THE TASK: Every record must be repeated precisely as it stands.

····················

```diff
@@ -608,7 +717,7 @@
     float* const rs_part = (float*)ws + (pl.Z > 1 ? (long)pl.Z * w.M * w.C * w.T : 0);
     p.rsum = rsum_out ? (pl.Z > 1 ? rs_part : rsum_out) : nullptr;
     const dim3 grid = pl.nw > 0 ? dim3(pl.Z) : dim3(pl.ct, pl.rt, pl.Z);
-    wx6_instance(p, pl)(grid, pl.nw > 0 ? 64 * pl.nw : 256, pl.lds, stream, p);
+    wx6_instance(p, pl)(grid, pl.tall ? 512 : (pl.nw > 0 ? 64 * pl.nw : 256), pl.lds, stream, p);
     if (int e = rh_check_launch("conv1d_bwd_weight_x6")) return e;
     *used = true;
     if (pl.Z > 1) {
```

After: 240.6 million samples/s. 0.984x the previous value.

····················

RESULT FOR THIS EXERCISE:
```diff
@@ -608,7 +717,7 @@
     float* const rs_part = (float*)ws + (pl.Z > 1 ? (long)pl.Z * w.M * w.C * w.T : 0);
     p.rsum = rsum_out ? (pl.Z > 1 ? rs_part : rsum_out) : nullptr;
     const dim3 grid = pl.nw > 0 ? dim3(pl.Z) : dim3(pl.ct, pl.rt, pl.Z);
-    wx6_instance(p, pl)(grid, pl.nw > 0 ? 64 * pl.nw : 256, pl.lds, stream, p);
+    wx6_instance(p, pl)(grid, pl.tall ? 512 : (pl.nw > 0 ? 64 * pl.nw : 256), pl.lds, stream, p);
     if (int e = rh_check_launch("conv1d_bwd_weight_x6")) return e;
     *used = true;
     if (pl.Z > 1) {
```

After: 240.6 million samples/s. 0.984x the previous value.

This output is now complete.